What you have to do
In the records, find every line with the word "stride" and copy it out.

Records contained in a dataset:
* * *
template <uint32_t NT, int K>
__device__ void bloom_var_sorted_image(const uint8_t* __restrict__ keys, const uint64_t* __restrict__ offs,
                                       const tkv_amq_segment& sg, uint32_t kb, uint32_t ke,
                                       uint32_t* s_bits, uint32_t* s_aux, uint64_t key_end)
{
  constexpr uint32_t C = kVarChunk<NT>, U = C / NT;
  uint32_t* bins = s_aux;
  uint32_t* start = s_aux + kVarBins;
  uint2* kl = reinterpret_cast<uint2*>(s_aux + 2 * kVarBins);
  const uint32_t tid = threadIdx.x, nb = sg.n_blocks, k = sg.hash_count;
  const uint64_t* o = offs + sg.key_begin;
  const uint8_t* safe = reinterpret_cast<const uint8_t*>(offs);
  for (uint32_t c0 = kb; c0 < ke; c0 += C) {
    const uint32_t cn = min(C, ke - c0);
    const uint64_t base = o[c0];
    if (tid < kVarBins) bins[tid] = 0;
    __syncthreads();
    uint32_t bin[U], rank[U], rel[U], len[U];
#pragma unroll
    for (uint32_t u = 0; u < U; ++u) {
      const uint32_t j = u * NT + tid;
      const uint32_t i = c0 + min(j, cn - 1);
      const uint64_t b = o[i];
      const uint64_t l = o[i + 1] - b;
      rel[u] = (uint32_t)(b - base);
      len[u] = (uint32_t)l;
      bin[u] = l < 32 ? (uint32_t)l : 32u;
      rank[u] = j < cn ? atomicAdd(bins + bin[u], 1u) : 0u;
// ... 15 lines not shown
      const uint32_t j = u * NT + tid;
      if (j < cn) kl[start[bin[u]] + rank[u]] = make_uint2(rel[u], len[u]);
    }
    __syncthreads();
    const uint8_t* kbase = keys + base;
    const VarRsrc vr = var_rsrc(keys, base, o[c0 + cn], key_end);
    VarKey A, B;
    auto load = [&](uint32_t q, VarKey& v) {
      const uint2 e = kl[min(q, cn - 1)];
      if (vr.nrec) key_win_load(vr, e.x, v.w);
      else key_win_load_clamped(kbase + e.x, e.y, safe, v.w);
      v.len = e.y;
      v.p = kbase + e.x;
    };
    load(tid, A);
    for (uint32_t q = tid; q < cn; q += 2 * NT) {
      load(q + NT, B);
      var_key_insert<K>(s_bits, nb, k, A);
      if (q + NT >= cn) break;
      load(q + 2 * NT, A);
      var_key_insert<K>(s_bits, nb, k, B);
    }
    __syncthreads();
  }
}

template <int MODE, uint32_t NT>
__global__ __launch_bounds__(NT) void bloom_build_lds(const uint8_t* __restrict__ keys,
                                                       const uint64_t* __restrict__ offs,
                                                       uint32_t stride,
                                                       const tkv_amq_segment* __restrict__ segs,
                                                       uint8_t* __restrict__ out, uint32_t var_sort)
{
  extern __shared__ uint32_t s_lds[];
  const bool sorted = MODE == kKeyVar && var_sort;
  uint32_t* s_bits = s_lds + (sorted ? kVarAuxWords<NT> : 0u);
  const tkv_amq_segment sg = segs[blockIdx.x];
  const uint32_t n = sg.n_keys, nb = sg.n_blocks, k = sg.hash_count;
  if (k == 0) return;
  const uint32_t tid = threadIdx.x;
  const uint32_t nwords = nb * 16;

  for (uint32_t w = tid; w < nwords; w += NT) s_bits[w] = 0;
  __syncthreads();
  if constexpr (MODE == kKeyVar) {
    if (sorted) {
      const tkv_amq_segment& last = segs[gridDim.x - 1];
      const uint64_t key_end = offs[last.key_begin + last.n_keys];
      if (k == 7) bloom_var_sorted_image<NT, 7>(keys, offs, sg, 0, n, s_bits, s_lds, key_end);
      else if (k == 8) bloom_var_sorted_image<NT, 8>(keys, offs, sg, 0, n, s_bits, s_lds, key_end);
      else bloom_var_sorted_image<NT, 0>(keys, offs, sg, 0, n, s_bits, s_lds, key_end);
    } else {
      bloom_leaf_image<MODE, NT>(keys, offs, stride, sg, 0, n, s_bits);
    }
  } else {
    bloom_leaf_image<MODE, NT>(keys, offs, stride, sg, 0, n, s_bits);
  }
  __syncthreads();

  uint8_t* payload = out + sg.out_offset;
  if (tid < 4) write_bloom_header(payload, sg, tid);
  else if (tid < 8) write_page_header(out, sg, kLayoutBloom, tid - 4);
  uint4* dst = reinterpret_cast<uint4*>(payload + kBloomHeader);
  const uint4* src = reinterpret_cast<const uint4*>(s_bits);
  for (uint32_t q = tid; q < nb * 4; q += NT) dst[q] = src[q];
}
* * *
Exercise answer
                                                       uint32_t stride,
      bloom_leaf_image<MODE, NT>(keys, offs, stride, sg, 0, n, s_bits);
    bloom_leaf_image<MODE, NT>(keys, offs, stride, sg, 0, n, s_bits);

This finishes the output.